===== Exercise data

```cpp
struct HeaderInfo {
// ... 109 lines not shown

  Status compare_archives(const uint8_t* dA, size_t sizeA, const uint8_t* dB, size_t sizeB, uint32_t mode, uint64_t offset, uint64_t size,
                          size_t stagingBytes, uint64_t* hRanges, size_t rangeCap, uint64_t* nRanges, uint64_t* differingBytes);
  void compare_stats(uint64_t out[8]) const { for (int i = 0; i < 8; i++) out[i] = cstats_[i]; }
  void compare_sizes(uint64_t out[2]) const { out[0] = cmpSizes_[0]; out[1] = cmpSizes_[1]; }
  double compare_ms() const { return compareMs_; }

  Status compress_host(const uint8_t* hIn, size_t n, uint8_t* hOut, size_t* outSize, int level, uint32_t frameSize, bool checksum);
  Status compress_frames_host(const uint8_t* hIn, size_t n, uint8_t* hBody, std::vector<uint64_t>& sizes, size_t* bodySize,
                              int level, uint32_t frameSize, bool checksum);
  Status decode_host(const uint8_t* hSpan, size_t spanSize, const std::vector<uint64_t>& starts, const std::vector<uint64_t>& ends,
                     uint32_t frameSize, uint64_t total, uint8_t* hOut, size_t skip, size_t size, bool wholeArchive = false);
  Status decode_host_pipelined(const uint8_t* hSpan, const std::vector<uint64_t>& starts, const std::vector<uint64_t>& ends,
                               uint32_t frameSize, uint64_t total, uint8_t* hOut, bool* fallBack);

  void set_ra_verify_whole_frames(bool on) { raVerifyWholeFrames_ = on; }
  bool ra_verify_whole_frames() const { return raVerifyWholeFrames_; }
  int device() const { return device_; }
  int num_cus() const { return numCUs_; }

 private:
  Engine() = default;
  int device_ = 0, numCUs_ = 0;
  hipStream_t stream_ = nullptr;
  hipEvent_t ev0_ = nullptr, ev1_ = nullptr, evWait_ = nullptr;
  double lastKernelMs_ = 0;
  std::vector<uint64_t> mfTele_;
  const uint64_t* mfTeleDev_ = nullptr;
  double kstats_[6] = {0, 0, 0, 0, 0, 0};
  double dstats_[8] = {0, 0, 0, 0, 0, 0, 0, 0};
  std::vector<hipEvent_t> stageEv_; size_t stageEvNext_ = 0;
  hipEvent_t stage_event();
  Status launch_stages(uint64_t nJobs, const struct ZraDecodeArgs& a, const struct ZraDecodeArgs& mid, uint32_t nFrames, bool blockPass, hipEvent_t se[5]);
  Status launch_chain(uint64_t nJobs, const struct ZraDecodeArgs& mid, hipEvent_t after);
  Status decode_sequential_tail(const struct ZraDecodeArgs& a, const uint64_t* dFrameOff, uint32_t offStride, const uint64_t* dOutOff, uint32_t first,
                                uint32_t nFrames, uint32_t maxFrameBytes, uint64_t seqTotal);
  Status upload_jobs(const std::vector<uint64_t>& frameOff, const std::vector<uint64_t>& outOff, const std::vector<uint32_t>& expect);
  Status read_fixed_header(const uint8_t* dArc, size_t arcSize, HeaderInfo* h);
  uint64_t* pinned_tuples(size_t nTuples);
  void reset_decode_stats() { kstats_[4] = kstats_[5] = 0; for (auto& d : dstats_) d = 0; }
  static float elapsed_ms(hipEvent_t e0, hipEvent_t e1) { float ms = 0; if (hipEventElapsedTime(&ms, e0, e1) != hipSuccess) { ms = 0; (void)hipGetLastError(); } return ms; }
  bool call_events() {
    for (auto& ev : evCall_) if (!ev && hipEventCreate(&ev) != hipSuccess) { ev = nullptr; (void)hipGetLastError(); return false; }
    return true;
  }
  void free_scratch();
// ... 56 lines not shown
```

zra_amd/csrc/zra_engine.hip:

```cpp
#include "zra_host.h"
#include "zra_dev.h"
#include "zra_format.h"
#include <algorithm>
#include <atomic>

extern "C" __global__ void zra_dec_parse_kernel(ZraDecodeArgs a);
extern "C" __global__ void zra_dec_huf_kernel(ZraDecodeArgs a);
extern "C" __global__ void zra_dec_chain_kernel(ZraDecodeArgs a);
extern "C" __global__ void zra_dec_chain_lds_kernel(ZraDecodeArgs a);
extern "C" __global__ void zra_dec_exec_kernel(ZraDecodeArgs a);
extern "C" __global__ void zra_dec_parse_all_kernel(ZraDecodeArgs a);
extern "C" __global__ void zra_dec_exec_all_kernel(ZraDecodeArgs a);
extern "C" __global__ void zra_ra_small_kernel(ZraDecodeArgs a, uint32_t* bail, const uint32_t* expect, uint32_t jobBase, unsigned long long* result);
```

==========

Work to be completed:
Could you write out all the entries exactly as given?

Completed task:
```cpp
struct HeaderInfo {
// ... 109 lines not shown

  Status compare_archives(const uint8_t* dA, size_t sizeA, const uint8_t* dB, size_t sizeB, uint32_t mode, uint64_t offset, uint64_t size,
                          size_t stagingBytes, uint64_t* hRanges, size_t rangeCap, uint64_t* nRanges, uint64_t* differingBytes);
  void compare_stats(uint64_t out[8]) const { for (int i = 0; i < 8; i++) out[i] = cstats_[i]; }
  void compare_sizes(uint64_t out[2]) const { out[0] = cmpSizes_[0]; out[1] = cmpSizes_[1]; }
  double compare_ms() const { return compareMs_; }

  Status compress_host(const uint8_t* hIn, size_t n, uint8_t* hOut, size_t* outSize, int level, uint32_t frameSize, bool checksum);
  Status compress_frames_host(const uint8_t* hIn, size_t n, uint8_t* hBody, std::vector<uint64_t>& sizes, size_t* bodySize,
                              int level, uint32_t frameSize, bool checksum);
  Status decode_host(const uint8_t* hSpan, size_t spanSize, const std::vector<uint64_t>& starts, const std::vector<uint64_t>& ends,
                     uint32_t frameSize, uint64_t total, uint8_t* hOut, size_t skip, size_t size, bool wholeArchive = false);
  Status decode_host_pipelined(const uint8_t* hSpan, const std::vector<uint64_t>& starts, const std::vector<uint64_t>& ends,
                               uint32_t frameSize, uint64_t total, uint8_t* hOut, bool* fallBack);

  void set_ra_verify_whole_frames(bool on) { raVerifyWholeFrames_ = on; }
  bool ra_verify_whole_frames() const { return raVerifyWholeFrames_; }
  int device() const { return device_; }
  int num_cus() const { return numCUs_; }

 private:
  Engine() = default;
  int device_ = 0, numCUs_ = 0;
  hipStream_t stream_ = nullptr;
  hipEvent_t ev0_ = nullptr, ev1_ = nullptr, evWait_ = nullptr;
  double lastKernelMs_ = 0;
  std::vector<uint64_t> mfTele_;
  const uint64_t* mfTeleDev_ = nullptr;
  double kstats_[6] = {0, 0, 0, 0, 0, 0};
  double dstats_[8] = {0, 0, 0, 0, 0, 0, 0, 0};
  std::vector<hipEvent_t> stageEv_; size_t stageEvNext_ = 0;
  hipEvent_t stage_event();
  Status launch_stages(uint64_t nJobs, const struct ZraDecodeArgs& a, const struct ZraDecodeArgs& mid, uint32_t nFrames, bool blockPass, hipEvent_t se[5]);
  Status launch_chain(uint64_t nJobs, const struct ZraDecodeArgs& mid, hipEvent_t after);
  Status decode_sequential_tail(const struct ZraDecodeArgs& a, const uint64_t* dFrameOff, uint32_t offStride, const uint64_t* dOutOff, uint32_t first,
                                uint32_t nFrames, uint32_t maxFrameBytes, uint64_t seqTotal);
  Status upload_jobs(const std::vector<uint64_t>& frameOff, const std::vector<uint64_t>& outOff, const std::vector<uint32_t>& expect);
  Status read_fixed_header(const uint8_t* dArc, size_t arcSize, HeaderInfo* h);
  uint64_t* pinned_tuples(size_t nTuples);
  void reset_decode_stats() { kstats_[4] = kstats_[5] = 0; for (auto& d : dstats_) d = 0; }
  static float elapsed_ms(hipEvent_t e0, hipEvent_t e1) { float ms = 0; if (hipEventElapsedTime(&ms, e0, e1) != hipSuccess) { ms = 0; (void)hipGetLastError(); } return ms; }
  bool call_events() {
    for (auto& ev : evCall_) if (!ev && hipEventCreate(&ev) != hipSuccess) { ev = nullptr; (void)hipGetLastError(); return false; }
    return true;
  }
  void free_scratch();
// ... 56 lines not shown
```

zra_amd/csrc/zra_engine.hip:

```cpp
#include "zra_host.h"
#include "zra_dev.h"
#include "zra_format.h"
#include <algorithm>
#include <atomic>

extern "C" __global__ void zra_dec_parse_kernel(ZraDecodeArgs a);
extern "C" __global__ void zra_dec_huf_kernel(ZraDecodeArgs a);
extern "C" __global__ void zra_dec_chain_kernel(ZraDecodeArgs a);
extern "C" __global__ void zra_dec_chain_lds_kernel(ZraDecodeArgs a);
extern "C" __global__ void zra_dec_exec_kernel(ZraDecodeArgs a);
extern "C" __global__ void zra_dec_parse_all_kernel(ZraDecodeArgs a);
extern "C" __global__ void zra_dec_exec_all_kernel(ZraDecodeArgs a);
extern "C" __global__ void zra_ra_small_kernel(ZraDecodeArgs a, uint32_t* bail, const uint32_t* expect, uint32_t jobBase, unsigned long long* result);
```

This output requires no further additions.